● **Exercise goal**: The reply should give back every entry exactly as written.

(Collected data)
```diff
diff --git a/oxylus_b200/csrc/oxc_raster_core.cuh b/oxylus_b200/csrc/oxc_raster_core.cuh
--- a/oxylus_b200/csrc/oxc_raster_core.cuh
+++ b/oxylus_b200/csrc/oxc_raster_core.cuh
@@ -51,6 +51,34 @@
 }
 
 enum : int { TRI_DRAW = 0, TRI_INVALID_VERTEX = 1, TRI_NO_SAMPLE = 2, TRI_BACK_OR_DEGENERATE = 3 };
+
+OXC_DI int tri_decide(const ScreenVert v0, const ScreenVert v1, const ScreenVert v2, uint32_t W, uint32_t H, TriSetup& s,
+                      long long& area2) {
+  if (v0.fx == INT_MIN || v1.fx == INT_MIN || v2.fx == INT_MIN) return TRI_INVALID_VERTEX;
+  const int minx = min(v0.fx, min(v1.fx, v2.fx)), maxx = max(v0.fx, max(v1.fx, v2.fx));
+  const int miny = min(v0.fy, min(v1.fy, v2.fy)), maxy = max(v0.fy, max(v1.fy, v2.fy));
+  s.px0 = max(0, (minx - 128 + 255) >> 8);
+  s.px1 = min((int)W - 1, (maxx - 128) >> 8);
+  s.py0 = max(0, (miny - 128 + 255) >> 8);
+  s.py1 = min((int)H - 1, (maxy - 128) >> 8);
+  if (s.px1 < s.px0 || s.py1 < s.py0) return TRI_NO_SAMPLE;
+  s.narrow = (maxx - minx) < 16384 && (maxy - miny) < 16384;
+  if (s.narrow) area2 = (long long)((v1.fx - v0.fx) * (v2.fy - v0.fy) - (v1.fy - v0.fy) * (v2.fx - v0.fx));
+  else area2 = orient2d(v0.fx, v0.fy, v1.fx, v1.fy, v2.fx, v2.fy);
+  if (area2 >= 0) return TRI_BACK_OR_DEGENERATE;
+  return TRI_DRAW;
+}
+
+OXC_DI void tri_finish(const ScreenVert v0, const ScreenVert v1, const ScreenVert v2, long long area2, TriSetup& s) {
+  s.ax = v0.fx; s.ay = v0.fy; s.bx = v2.fx; s.by = v2.fy; s.cx = v1.fx; s.cy = v1.fy;
+  const float fa_ = (float)(-area2);
+  s.za = v0.z;
+  s.dzb = fd(fs(v2.z, v0.z), fa_);
+  s.dzc = fd(fs(v1.z, v0.z), fa_);
+  s.bias = edge_bias_bit(s.bx, s.by, s.cx, s.cy) | (edge_bias_bit(s.cx, s.cy, s.ax, s.ay) << 1) |
+           (edge_bias_bit(s.ax, s.ay, s.bx, s.by) << 2);
+}
+
 OXC_DI int tri_setup(const ScreenVert v0, const ScreenVert v1, const ScreenVert v2, uint32_t W, uint32_t H, TriSetup& s) {
   if (v0.fx == INT_MIN || v1.fx == INT_MIN || v2.fx == INT_MIN) return TRI_INVALID_VERTEX;
   const int minx = min(v0.fx, min(v1.fx, v2.fx)), maxx = max(v0.fx, max(v1.fx, v2.fx));
```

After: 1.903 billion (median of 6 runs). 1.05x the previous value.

## Stage meshlet headers in shared memory and route wide small triangles to big path

Applied to the files above, without the earlier changes.

Per-lane meshlet headers are now written to a per-warp shared-memory array and read back by index, replacing shuffle-based broadcasts that kept a full header live in registers. Small-triangle rasterization is restricted to the 32-bit narrow path, and non-narrow triangles are sent to the big/binned path so the 64-bit edge loop leaves the hot inline code. This aims to cut register pressure and shuffle overhead in the raster kernel. In exchange it adds shared-memory traffic and more big-queue work for wide triangles.

```diff
diff --git a/oxylus_b200/csrc/kernels_tri.cuh b/oxylus_b200/csrc/kernels_tri.cuh
--- a/oxylus_b200/csrc/kernels_tri.cuh
+++ b/oxylus_b200/csrc/kernels_tri.cuh
@@ -155,12 +155,13 @@
 static_assert(RASTER_BATCH >= 1 && RASTER_BATCH <= 32, "one header per lane: a grab holds at most 32 meshlets");
 constexpr int RASTER_BIG_PIXELS = OXC_RASTER_BIG_PIXELS;
 
-struct MeshletHeader {
-  uint32_t gid, inst, vertex_offset, vertex_count, tri_offset, tri_count;
+struct __align__(16) MeshletHeader {
+  uint32_t gid, inst, vertex_count, tri_offset, tri_count;
   const uint32_t* micro;
   const uint32_t* vidx;
   const uint2* pos;
 };
+static_assert(sizeof(MeshletHeader) == 48, "three 128-bit words");
 
 OXC_DI MeshletHeader fetch_header(const TriParams& p, uint32_t slot, uint32_t id_base) {
   MeshletHeader h;
@@ -172,7 +173,6 @@
   const OxcMeshlet* meshlets = reinterpret_cast<const OxcMeshlet*>(((uint64_t)g0.y << 32) | g0.x);
   const uint4 m = __ldg(reinterpret_cast<const uint4*>(meshlets + mi.y));
   h.inst = mi.x;
-  h.vertex_offset = m.x;
   h.tri_offset = m.y;
   h.vertex_count = min(m.z, (uint32_t)OXC_MESHLET_MAX_VERTICES);
   h.tri_count = min(m.w, (uint32_t)OXC_MESHLET_MAX_PRIMITIVES);
@@ -180,18 +180,6 @@
   h.vidx = reinterpret_cast<const uint32_t*>(((uint64_t)g1.y << 32) | g1.x) + m.x;
   h.pos = reinterpret_cast<const uint2*>(((uint64_t)g1.w << 32) | g1.z);
   return h;
-}
-
-OXC_DI MeshletHeader bcast_header(const MeshletHeader& h, int src) {
-  MeshletHeader o;
-  o.gid = __shfl_sync(0xffffffffu, h.gid, src); o.inst = __shfl_sync(0xffffffffu, h.inst, src);
-  o.vertex_offset = 0;
-  o.vertex_count = __shfl_sync(0xffffffffu, h.vertex_count, src);
-  o.tri_offset = __shfl_sync(0xffffffffu, h.tri_offset, src); o.tri_count = __shfl_sync(0xffffffffu, h.tri_count, src);
-  o.micro = reinterpret_cast<const uint32_t*>(__shfl_sync(0xffffffffu, reinterpret_cast<unsigned long long>(h.micro), src));
-  o.vidx = reinterpret_cast<const uint32_t*>(__shfl_sync(0xffffffffu, reinterpret_cast<unsigned long long>(h.vidx), src));
-  o.pos = reinterpret_cast<const uint2*>(__shfl_sync(0xffffffffu, reinterpret_cast<unsigned long long>(h.pos), src));
-  return o;
 }
 
 constexpr int BIG_CHUNK_W = 64, BIG_CHUNK_H = 32;
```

● **Written reply**:
```diff
diff --git a/oxylus_b200/csrc/oxc_raster_core.cuh b/oxylus_b200/csrc/oxc_raster_core.cuh
--- a/oxylus_b200/csrc/oxc_raster_core.cuh
+++ b/oxylus_b200/csrc/oxc_raster_core.cuh
@@ -51,6 +51,34 @@
 }
 
 enum : int { TRI_DRAW = 0, TRI_INVALID_VERTEX = 1, TRI_NO_SAMPLE = 2, TRI_BACK_OR_DEGENERATE = 3 };
+
+OXC_DI int tri_decide(const ScreenVert v0, const ScreenVert v1, const ScreenVert v2, uint32_t W, uint32_t H, TriSetup& s,
+                      long long& area2) {
+  if (v0.fx == INT_MIN || v1.fx == INT_MIN || v2.fx == INT_MIN) return TRI_INVALID_VERTEX;
+  const int minx = min(v0.fx, min(v1.fx, v2.fx)), maxx = max(v0.fx, max(v1.fx, v2.fx));
+  const int miny = min(v0.fy, min(v1.fy, v2.fy)), maxy = max(v0.fy, max(v1.fy, v2.fy));
+  s.px0 = max(0, (minx - 128 + 255) >> 8);
+  s.px1 = min((int)W - 1, (maxx - 128) >> 8);
+  s.py0 = max(0, (miny - 128 + 255) >> 8);
+  s.py1 = min((int)H - 1, (maxy - 128) >> 8);
+  if (s.px1 < s.px0 || s.py1 < s.py0) return TRI_NO_SAMPLE;
+  s.narrow = (maxx - minx) < 16384 && (maxy - miny) < 16384;
+  if (s.narrow) area2 = (long long)((v1.fx - v0.fx) * (v2.fy - v0.fy) - (v1.fy - v0.fy) * (v2.fx - v0.fx));
+  else area2 = orient2d(v0.fx, v0.fy, v1.fx, v1.fy, v2.fx, v2.fy);
+  if (area2 >= 0) return TRI_BACK_OR_DEGENERATE;
+  return TRI_DRAW;
+}
+
+OXC_DI void tri_finish(const ScreenVert v0, const ScreenVert v1, const ScreenVert v2, long long area2, TriSetup& s) {
+  s.ax = v0.fx; s.ay = v0.fy; s.bx = v2.fx; s.by = v2.fy; s.cx = v1.fx; s.cy = v1.fy;
+  const float fa_ = (float)(-area2);
+  s.za = v0.z;
+  s.dzb = fd(fs(v2.z, v0.z), fa_);
+  s.dzc = fd(fs(v1.z, v0.z), fa_);
+  s.bias = edge_bias_bit(s.bx, s.by, s.cx, s.cy) | (edge_bias_bit(s.cx, s.cy, s.ax, s.ay) << 1) |
+           (edge_bias_bit(s.ax, s.ay, s.bx, s.by) << 2);
+}
+
 OXC_DI int tri_setup(const ScreenVert v0, const ScreenVert v1, const ScreenVert v2, uint32_t W, uint32_t H, TriSetup& s) {
   if (v0.fx == INT_MIN || v1.fx == INT_MIN || v2.fx == INT_MIN) return TRI_INVALID_VERTEX;
   const int minx = min(v0.fx, min(v1.fx, v2.fx)), maxx = max(v0.fx, max(v1.fx, v2.fx));
```

After: 1.903 billion (median of 6 runs). 1.05x the previous value.

## Stage meshlet headers in shared memory and route wide small triangles to big path

Applied to the files above, without the earlier changes.

Per-lane meshlet headers are now written to a per-warp shared-memory array and read back by index, replacing shuffle-based broadcasts that kept a full header live in registers. Small-triangle rasterization is restricted to the 32-bit narrow path, and non-narrow triangles are sent to the big/binned path so the 64-bit edge loop leaves the hot inline code. This aims to cut register pressure and shuffle overhead in the raster kernel. In exchange it adds shared-memory traffic and more big-queue work for wide triangles.

```diff
diff --git a/oxylus_b200/csrc/kernels_tri.cuh b/oxylus_b200/csrc/kernels_tri.cuh
--- a/oxylus_b200/csrc/kernels_tri.cuh
+++ b/oxylus_b200/csrc/kernels_tri.cuh
@@ -155,12 +155,13 @@
 static_assert(RASTER_BATCH >= 1 && RASTER_BATCH <= 32, "one header per lane: a grab holds at most 32 meshlets");
 constexpr int RASTER_BIG_PIXELS = OXC_RASTER_BIG_PIXELS;
 
-struct MeshletHeader {
-  uint32_t gid, inst, vertex_offset, vertex_count, tri_offset, tri_count;
+struct __align__(16) MeshletHeader {
+  uint32_t gid, inst, vertex_count, tri_offset, tri_count;
   const uint32_t* micro;
   const uint32_t* vidx;
   const uint2* pos;
 };
+static_assert(sizeof(MeshletHeader) == 48, "three 128-bit words");
 
 OXC_DI MeshletHeader fetch_header(const TriParams& p, uint32_t slot, uint32_t id_base) {
   MeshletHeader h;
@@ -172,7 +173,6 @@
   const OxcMeshlet* meshlets = reinterpret_cast<const OxcMeshlet*>(((uint64_t)g0.y << 32) | g0.x);
   const uint4 m = __ldg(reinterpret_cast<const uint4*>(meshlets + mi.y));
   h.inst = mi.x;
-  h.vertex_offset = m.x;
   h.tri_offset = m.y;
   h.vertex_count = min(m.z, (uint32_t)OXC_MESHLET_MAX_VERTICES);
   h.tri_count = min(m.w, (uint32_t)OXC_MESHLET_MAX_PRIMITIVES);
@@ -180,18 +180,6 @@
   h.vidx = reinterpret_cast<const uint32_t*>(((uint64_t)g1.y << 32) | g1.x) + m.x;
   h.pos = reinterpret_cast<const uint2*>(((uint64_t)g1.w << 32) | g1.z);
   return h;
-}
-
-OXC_DI MeshletHeader bcast_header(const MeshletHeader& h, int src) {
-  MeshletHeader o;
-  o.gid = __shfl_sync(0xffffffffu, h.gid, src); o.inst = __shfl_sync(0xffffffffu, h.inst, src);
-  o.vertex_offset = 0;
-  o.vertex_count = __shfl_sync(0xffffffffu, h.vertex_count, src);
-  o.tri_offset = __shfl_sync(0xffffffffu, h.tri_offset, src); o.tri_count = __shfl_sync(0xffffffffu, h.tri_count, src);
-  o.micro = reinterpret_cast<const uint32_t*>(__shfl_sync(0xffffffffu, reinterpret_cast<unsigned long long>(h.micro), src));
-  o.vidx = reinterpret_cast<const uint32_t*>(__shfl_sync(0xffffffffu, reinterpret_cast<unsigned long long>(h.vidx), src));
-  o.pos = reinterpret_cast<const uint2*>(__shfl_sync(0xffffffffu, reinterpret_cast<unsigned long long>(h.pos), src));
-  return o;
 }
 
 constexpr int BIG_CHUNK_W = 64, BIG_CHUNK_H = 32;
```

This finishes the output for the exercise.